**EXERCISE DESCRIPTION:**
Look through the records that follow. Copy every line containing the word "blockIdx".

[Collected data entries]
== Segment start ==

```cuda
static int attn_launch(pia_attn_plan_t *p, int layer, const void *d_q, const void *d_qkv, const void *d_cos,
                       const void *d_sin, int max_pos, const uint64_t *d_mask, const pia_slots_t *slots, float scale_mul,
                       void *d_out, void *stream, const float *d_slopes = nullptr) {
  const bool fused = d_qkv != nullptr;
  PIA_REQUIRE(p && (d_q || d_qkv) && d_mask && slots && slots->d_n && slots->d_prefix_len && d_out, "null argument");
  if (d_slopes && p->cfg.head_dim != 128) {
    set_error("head_dim %d: the ALiBi tree attention is built for head_dim 128 only", p->cfg.head_dim);
    return PIA_ERR_UNSUPPORTED;
  }
  PIA_REQUIRE(layer >= 0 && layer < p->cfg.n_layers, "layer %d outside [0,%d)", layer, p->cfg.n_layers);
  PIA_REQUIRE(slots->batch >= 1 && slots->batch <= 65535 && slots->rows_per_slot >= 1 &&
                  slots->rows_per_slot <= p->cfg.max_nodes, "bad slot table");
  const long long cache_elems = (long long)p->cfg.n_layers * p->cfg.n_kv_heads * p->cfg.max_seq * p->cfg.head_dim;
  const int plan_slots = p->cfg.n_slots > 0 ? p->cfg.n_slots : 1;
  PIA_REQUIRE(slots->kv_first_slot >= 0 && slots->kv_first_slot < plan_slots, "kv_first_slot outside the plan's caches");
  PIA_REQUIRE(slots->kv_slot_stride == 0 || (slots->kv_slot_stride == cache_elems &&
                                              slots->kv_first_slot + slots->batch <= plan_slots),
              "kv_slot_stride must be 0 or one whole cache, and the plan must span `batch` caches");
  PIA_REQUIRE(!fused || slots->batch == 1 || slots->kv_slot_stride != 0,
              "the fused RoPE / KV-append attention needs one cache per slot");
  PIA_REQUIRE(!fused || (d_cos && d_sin && max_pos > 0), "fused mode needs the RoPE tables");
  Params a;
  a.q = (const __nv_bfloat16 *)d_q;
  a.mask = (const unsigned long long *)d_mask;
  a.sl = *slots;
  a.slot_planes = slots->kv_slot_stride ? p->cfg.n_layers * p->cfg.n_kv_heads : 0;
  a.plane0 = slots->kv_first_slot * p->cfg.n_layers * p->cfg.n_kv_heads;
  a.layer = layer; a.n_q_heads = p->cfg.n_q_heads; a.n_kv_heads = p->cfg.n_kv_heads; a.np = p->cfg.max_nodes;
  a.mask_words = p->mask_words; a.max_seq = p->cfg.max_seq;
  a.heads_per_cta = p->heads_per_cta; a.ctas_per_kv = p->ctas_per_kv;
  int ns = p->n_split / slots->batch;
  if (ns < 1) ns = 1;
  a.n_split = ns; a.tiles_per_cta = p->tiles_per_cta;
  a.out = (__nv_bfloat16 *)d_out; a.dbg = p->dbg;
  a.fused = fused ? 1 : 0;
  a.qkv = (const __nv_bfloat16 *)d_qkv; a.cos_t = (const __nv_bfloat16 *)d_cos; a.sin_t = (const __nv_bfloat16 *)d_sin;
  a.max_pos = max_pos;
  const long long layer_off = ((long long)slots->kv_first_slot * p->cfg.n_layers + layer) * p->cfg.n_kv_heads *
                              (long long)p->cfg.max_seq * p->cfg.head_dim;
  a.kc_layer = p->k_base + layer_off; a.vc_layer = p->v_base + layer_off;
  a.scale_log2 = scale_mul * 1.4426950408889634f / sqrtf((float)p->cfg.head_dim);
  a.slopes = d_slopes;
  cudaStream_t s = (cudaStream_t)stream;
  const dim3 grid(ns, p->n_groups, slots->batch);
  if (d_slopes)
    PIA_CUDA_CHECK(launch_kernel_cluster(k_tree_attn<128, true>, grid, dim3(NTHREADS), Smem<128>::TOTAL, s,
                                         (unsigned)ns, p->map_k, p->map_v, a));
  else if (p->cfg.head_dim == 64)
    PIA_CUDA_CHECK(launch_kernel_cluster(k_tree_attn<64, false>, grid, dim3(NTHREADS), Smem<64>::TOTAL, s, (unsigned)ns,
                                         p->map_k, p->map_v, a));
  else
    PIA_CUDA_CHECK(launch_kernel_cluster(k_tree_attn<128, false>, grid, dim3(NTHREADS), Smem<128>::TOTAL, s, (unsigned)ns,
                                         p->map_k, p->map_v, a));
  count_launch();
  return PIA_OK;
}

extern "C" int pia_tree_attn_fwd(pia_attn_plan_t *p, int layer, const void *d_q, const uint64_t *d_mask,
                                 const pia_slots_t *slots, float scale_mul, void *d_out, void *stream) {
  PIA_REQUIRE(d_q, "null q");
  return attn_launch(p, layer, d_q, nullptr, nullptr, nullptr, 0, d_mask, slots, scale_mul, d_out, stream);
}

extern "C" int pia_tree_attn_fused_fwd(pia_attn_plan_t *p, int layer, const void *d_qkv, const void *d_cos,
                                       const void *d_sin, int max_pos, const uint64_t *d_mask, const pia_slots_t *slots,
                                       float scale_mul, void *d_out, void *stream) {
  PIA_REQUIRE(d_qkv, "null qkv");
  return attn_launch(p, layer, nullptr, d_qkv, d_cos, d_sin, max_pos, d_mask, slots, scale_mul, d_out, stream);
}

extern "C" int pia_tree_attn_alibi_fwd(pia_attn_plan_t *p, int layer, const void *d_q, const uint64_t *d_mask,
                                       const pia_slots_t *slots, float scale_mul, const float *d_slopes, void *d_out,
                                       void *stream) {
  PIA_REQUIRE(d_q && d_slopes, "null q / slopes");
  return attn_launch(p, layer, d_q, nullptr, nullptr, nullptr, 0, d_mask, slots, scale_mul, d_out, stream, d_slopes);
}
```

Baseline: 582.9.

## Merge split-KV attention via global workspace and split RoPE append across CTAs

When there is one head group and 64 nodes, split-KV tree attention drops the cluster launch. Each split writes its partial accumulators and max/sum to a global workspace, and the last CTA to arrive, found with an atomic counter, does the combine. For the cluster path, the second cluster-wide sync is replaced by remote mbarrier arrivals with a cluster fence. The RoPE/KV-append kernel now runs 128-thread blocks on a 2D grid so each row's chunks spread over several CTAs. This trades extra global traffic and an atomic for fewer cluster barriers and freer scheduling, and it adds workspace sizing limits on batch.

```diff
diff --git a/painlessinferenceacceleration_b200/csrc/fused_ops.cu b/painlessinferenceacceleration_b200/csrc/fused_ops.cu
--- a/painlessinferenceacceleration_b200/csrc/fused_ops.cu
+++ b/painlessinferenceacceleration_b200/csrc/fused_ops.cu
@@ -97,8 +97,10 @@
   return pos;
 }
 
+constexpr int kRopeThreads = 128;
+
 template <int kLayout, bool kLogn = false>
-__global__ void __launch_bounds__(256) k_rope_kv_append(const __nv_bfloat16 *qkv, const unsigned long long *mask,
+__global__ void __launch_bounds__(kRopeThreads) k_rope_kv_append(const __nv_bfloat16 *qkv, const unsigned long long *mask,
                                                         int mask_words, pia_slots_t sl,
                                                         int hq, int hkv, int hd, const void *cos_t,
                                                         const void *sin_t, int max_pos, __nv_bfloat16 *q_out,
@@ -118,7 +120,7 @@
   if constexpr (kLayout == ROPE_NONE) {
     const int cpr = hd >> 3, cache_row = P + node;
     const __nv_bfloat16 *src = qkv + (long long)i * (hq + 2 * hkv) * hd_src;
-    for (int c = threadIdx.x; c < (hq + 2 * hkv) * cpr; c += blockDim.x) {
+    for (int c = blockIdx.y * blockDim.x + threadIdx.x; c < (hq + 2 * hkv) * cpr; c += gridDim.y * blockDim.x) {
       const int head = c / cpr, d0 = (c % cpr) * 8;
       Pack8 a;
       a.u = d0 < hd_src ? *reinterpret_cast<const uint4 *>(src + head * hd_src + d0) : make_uint4(0, 0, 0, 0);
@@ -140,7 +142,7 @@
   const __nv_bfloat16 *src = qkv + (long long)i * row_elems;
   const int cache_row = P + node;
   const int total = (hq + 2 * hkv) * cpr;
-  for (int c = threadIdx.x; c < total; c += blockDim.x) {
+  for (int c = blockIdx.y * blockDim.x + threadIdx.x; c < total; c += gridDim.y * blockDim.x) {
     const int head = c / cpr, ch = c % cpr;
     const int d0 = ch * 8;
     Pack8 a; a.u = *reinterpret_cast<const uint4 *>(src + head * hd + d0);
@@ -402,7 +404,10 @@
   PIA_REQUIRE(!kLogn || d_q_scale, "null argument");
   PIA_REQUIRE(kLayout != ROPE_NONE || (hd_src >= 8 && hd_src % 8 == 0 && hd_src <= head_dim),
               "bad source head width: a positive multiple of 8, at most head_dim");
-  PIA_CUDA_CHECK(launch_kernel(k_rope_kv_append<kLayout, kLogn>, dim3(slots->batch * slots->rows_per_slot), dim3(256), 0,
+  const int chunks = (n_q_heads + 2 * n_kv_heads) * (head_dim / 8);
+  PIA_CUDA_CHECK(launch_kernel(k_rope_kv_append<kLayout, kLogn>,
+                              dim3(slots->batch * slots->rows_per_slot, (chunks + kRopeThreads - 1) / kRopeThreads),
+                              dim3(kRopeThreads), 0,
                               (cudaStream_t)stream, (const __nv_bfloat16 *)d_qkv, (const unsigned long long *)d_mask,
                               mask_words, *slots, n_q_heads, n_kv_heads, head_dim, d_cos, d_sin, max_pos,
                               (__nv_bfloat16 *)d_q_out,
diff --git a/painlessinferenceacceleration_b200/csrc/tree_attn.cu b/painlessinferenceacceleration_b200/csrc/tree_attn.cu
--- a/painlessinferenceacceleration_b200/csrc/tree_attn.cu
+++ b/painlessinferenceacceleration_b200/csrc/tree_attn.cu
@@ -16,6 +16,8 @@
 constexpr int PRODUCER_WARP = 8;
 constexpr int SUB = 128 * 128;
 constexpr int MAX_SPLIT = 8;
+constexpr int WS_ROWS = 64;
+constexpr int WS_STRIDE = MAX_SPLIT * WS_ROWS;
 constexpr int ALIBI_SLOPE = 64;
 constexpr int ALIBI_DEPTH = 128;
 constexpr float LOG2E = 1.4426950408889634f;
@@ -34,6 +36,8 @@
   static_assert(MRG_ML + (128 + MAX_SPLIT) * 8 <= BAR, "aliased merge area reaches the barriers");
   static_assert(3 * NSTAGE * 8 <= ALIBI_SLOPE && ALIBI_SLOPE + 8 <= ALIBI_DEPTH && BAR + ALIBI_DEPTH + 128 <= DED_ACC,
                 "ALiBi slopes / depths overlap");
+  static constexpr int BAR_MRG = 3 * NSTAGE * 8;
+  static_assert(BAR_MRG + 8 <= ALIBI_SLOPE, "merge barrier overlaps the ALiBi slopes");
 };
 
 __device__ __forceinline__ uint32_t smem_u32(const void *p) { return (uint32_t)__cvta_generic_to_shared(p); }
@@ -120,6 +124,22 @@
 }
 __device__ __forceinline__ void st_cluster_f2(uint32_t addr, float a, float b) {
   asm volatile("st.shared::cluster.v2.f32 [%0], {%1, %2};" ::"r"(addr), "f"(a), "f"(b) : "memory");
+}
+__device__ __forceinline__ void fence_cluster() { asm volatile("fence.acq_rel.cluster;" ::: "memory"); }
+__device__ __forceinline__ void mbar_arrive_remote(uint32_t cluster_addr) {
+  asm volatile("mbarrier.arrive.release.cluster.shared::cluster.b64 _, [%0];" ::"r"(cluster_addr) : "memory");
+}
+__device__ __forceinline__ void mbar_wait_cluster(uint32_t bar, uint32_t parity) {
+  uint32_t done;
+  do {
+    asm volatile(
+        "{\n\t.reg .pred p;\n\t"
+        "mbarrier.try_wait.parity.acquire.cluster.shared::cta.b64 p, [%1], %2;\n\t"
+        "selp.u32 %0, 1, 0, p;\n\t}"
+        : "=r"(done)
+        : "r"(bar), "r"(parity)
+        : "memory");
+  } while (!done);
 }
 __device__ __forceinline__ void fence_async_smem() { asm volatile("fence.proxy.async.shared::cta;" ::: "memory"); }
 
@@ -163,7 +183,12 @@
   __nv_bfloat16 *out;
   unsigned long long *dbg;
   const float *slopes;
+  int gmerge;
+  float *ws;
+  int *ws_cnt;
 };
+template <int HD>
+constexpr int ws_group_floats() { return HD / 4 * WS_STRIDE * 4 + WS_STRIDE * 2; }
 
 __device__ __forceinline__ unsigned long long gtime() {
   unsigned long long t;
@@ -197,6 +222,7 @@
 
   const uint32_t bar0 = base + SMEM_BAR;
   const uint32_t bar_kv_full = bar0, bar_kv_empty = bar0 + 8 * NSTAGE, bar_v_full = bar0 + 16 * NSTAGE;
+  const uint32_t bar_mrg = base + SMEM_BAR + Smem<HD>::BAR_MRG;
 
   pdl_launch_dependents();
   if (tid == 0) {
@@ -221,8 +247,9 @@
   int ns = (tiles_total + p.tiles_per_cta - 1) / p.tiles_per_cta;
   if (ns > p.n_split) ns = p.n_split;
   if (ns < 1) ns = 1;
+  const bool gm = p.gmerge != 0;
   if (split >= ns) {
-    if (ns > 1) { cluster_sync_all(); cluster_sync_all(); }
+    if (ns > 1 && !gm) cluster_sync_all();
     return;
   }
   const int tps = (tiles_total + ns - 1) / ns;
@@ -232,7 +259,6 @@
   const int ntile = t1 - t0;
   const bool has_draft = fused && ntile > 0 && t1 == tiles_total;
   auto tile_of = [&](int i) -> int { return has_draft ? (i == 0 ? Tp : t0 + i - 1) : t0 + i; };
-  if (ns > 1 && ded) cluster_arrive();
   auto barrier_a = [&]() { if (ded) cluster_wait(); else cluster_sync_all(); };
   const int mrg_acc = ded ? MRG_DED_ACC : MRG_ACC, mrg_ml = ded ? MRG_DED_ML : MRG_ML;
   const int mrg_stride = ded ? 64 + MAX_SPLIT : 128 + MAX_SPLIT;
@@ -243,10 +269,12 @@
       mbar_init(bar_kv_full + 8 * s, 1); mbar_init(bar_v_full + 8 * s, 1);
       mbar_init(bar_kv_empty + 8 * s, 4 * n_wg);
     }
+    if (ns > 1 && !gm) mbar_init(bar_mrg, ns * 4 * n_wg);
     asm volatile("fence.mbarrier_init.release.cluster;" ::: "memory");
   }
   __syncwarp();
   __syncthreads();
+  if (ns > 1 && ded && !gm) cluster_arrive();
   if (tid == 0) DBG(1);
 
   if (warp == PRODUCER_WARP) {
@@ -276,7 +304,7 @@
       }
     }
     __syncwarp();
-    if (ns > 1) { barrier_a(); cluster_sync_all(); }
+    if (ns > 1 && !gm) barrier_a();
   } else {
     pdl_wait();
     {
@@ -576,6 +604,20 @@
             }
           }
         }
+      } else if (p.gmerge) {
+        float *wa = p.ws + ((size_t)blockIdx.z * gridDim.y + blockIdx.y) * ws_group_floats<HD>();
+        float *wm = wa + HD / 4 * WS_STRIDE * 4;
+#pragma unroll
+        for (int h = 0; h < 2; ++h) {
+          if (live[h]) {
+            float *dst = wa + (size_t)(((lane & 3) >> 1) * WS_STRIDE + split * WS_ROWS + rw[h]) * 4 + (lane & 1) * 2;
+#pragma unroll
+            for (int nb = 0; nb < HD / 8; ++nb)
+              *reinterpret_cast<float2 *>(dst + (size_t)(2 * nb * WS_STRIDE) * 4) = make_float2(o[4 * nb + 2 * h], o[4 * nb + 2 * h + 1]);
+            if ((lane & 3) == 0) *reinterpret_cast<float2 *>(wm + (size_t)(split * WS_ROWS + rw[h]) * 2) = make_float2(m_run[h], l_run[h]);
+          }
+        }
+        if (tid == 0) DBG(15);
       } else {
         barrier_a();
         if (tid == 0) DBG(14);
@@ -591,52 +633,78 @@
             if ((lane & 3) == 0) st_cluster_f2(map_to_cta(base + mrg_ml + (uint32_t)(split * RS + rl) * 8, owner), m_run[h], l_run[h]);
           }
         }
+        fence_cluster();
         __syncwarp();
+        if (lane < ns) mbar_arrive_remote(map_to_cta(bar_mrg, lane));
         if (tid == 0) DBG(15);
-        cluster_sync_all();
       }
       if (tid == 0) DBG(10);
     } else {
-      if (ns > 1) { barrier_a(); cluster_sync_all(); }
+      if (ns > 1 && !gm) barrier_a();
     }
   }
   if (ns > 1) {
     const HeadGroup hl = head_group(p, group);
     const int rows_late = hl.heads * p.np;
-    const int RS = (rows_late + ns - 1) / ns;
-    const float4 *macc = reinterpret_cast<const float4 *>(sm + mrg_acc);
-    const float2 *mml = reinterpret_cast<const float2 *>(sm + mrg_ml);
-    const int items = RS * (HD / 4);
-    const bool pow2 = (RS & (RS - 1)) == 0 && (p.np & (p.np - 1)) == 0;
-    const int rs_sh = 31 - __clz(RS), np_sh = 31 - __clz(p.np);
-    for (int it = tid; it < items; it += NTHREADS) {
-      const int rl = pow2 ? (it & (RS - 1)) : it % RS, c4 = pow2 ? (it >> rs_sh) : it / RS;
-      const int r = split * RS + rl;
-      if (r >= rows_late) continue;
-      const int rh = pow2 ? (r >> np_sh) : r / p.np, rn = pow2 ? (r & (p.np - 1)) : r % p.np;
-      if (rn >= n) continue;
-      float2 ml[MAX_SPLIT];
-      float4 a4[MAX_SPLIT];
-#pragma unroll
-      for (int i = 0; i < MAX_SPLIT; ++i) {
-        if (i < ns) { ml[i] = mml[i * RS + rl]; a4[i] = macc[c4 * mrg_stride + i * RS + rl]; }
-        else { ml[i] = make_float2(-INFINITY, 0.f); a4[i] = make_float4(0.f, 0.f, 0.f, 0.f); }
+    auto combine = [&](int RS, int own, auto ld_ml, auto ld_acc) {
+      const int items = RS * (HD / 4);
+      const bool pow2 = (RS & (RS - 1)) == 0 && (p.np & (p.np - 1)) == 0;
+      const int rs_sh = 31 - __clz(RS), np_sh = 31 - __clz(p.np);
+      for (int it = tid; it < items; it += NTHREADS) {
+        const int rl = pow2 ? (it & (RS - 1)) : it % RS, c4 = pow2 ? (it >> rs_sh) : it / RS;
+        const int r = own * RS + rl;
+        if (r >= rows_late) continue;
+        const int rh = pow2 ? (r >> np_sh) : r / p.np, rn = pow2 ? (r & (p.np - 1)) : r % p.np;
+        if (rn >= n) continue;
+        float2 ml[MAX_SPLIT];
+        float4 a4[MAX_SPLIT];
+#pragma unroll
+        for (int i = 0; i < MAX_SPLIT; ++i) {
+          if (i < ns) { ml[i] = ld_ml(i * RS + rl); a4[i] = ld_acc(c4, i * RS + rl); }
+          else { ml[i] = make_float2(-INFINITY, 0.f); a4[i] = make_float4(0.f, 0.f, 0.f, 0.f); }
+        }
+        float M = -INFINITY;
+#pragma unroll
+        for (int i = 0; i < MAX_SPLIT; ++i) M = fmaxf(M, ml[i].x);
+        float den = 0.f;
+        float4 o4 = make_float4(0.f, 0.f, 0.f, 0.f);
+#pragma unroll
+        for (int i = 0; i < MAX_SPLIT; ++i) {
+          const float w = ml[i].x == -INFINITY ? 0.f : ex2(ml[i].x - M);
+          den += ml[i].y * w;
+          o4.x += a4[i].x * w; o4.y += a4[i].y * w; o4.z += a4[i].z * w; o4.w += a4[i].w * w;
+        }
+        const float inv = den > 0.f ? 1.f / den : 0.f;
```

== Segment end ==

**ANSWER SECTION:**
+    for (int c = blockIdx.y * blockDim.x + threadIdx.x; c < (hq + 2 * hkv) * cpr; c += gridDim.y * blockDim.x) {
+  for (int c = blockIdx.y * blockDim.x + threadIdx.x; c < total; c += gridDim.y * blockDim.x) {
+        float *wa = p.ws + ((size_t)blockIdx.z * gridDim.y + blockIdx.y) * ws_group_floats<HD>();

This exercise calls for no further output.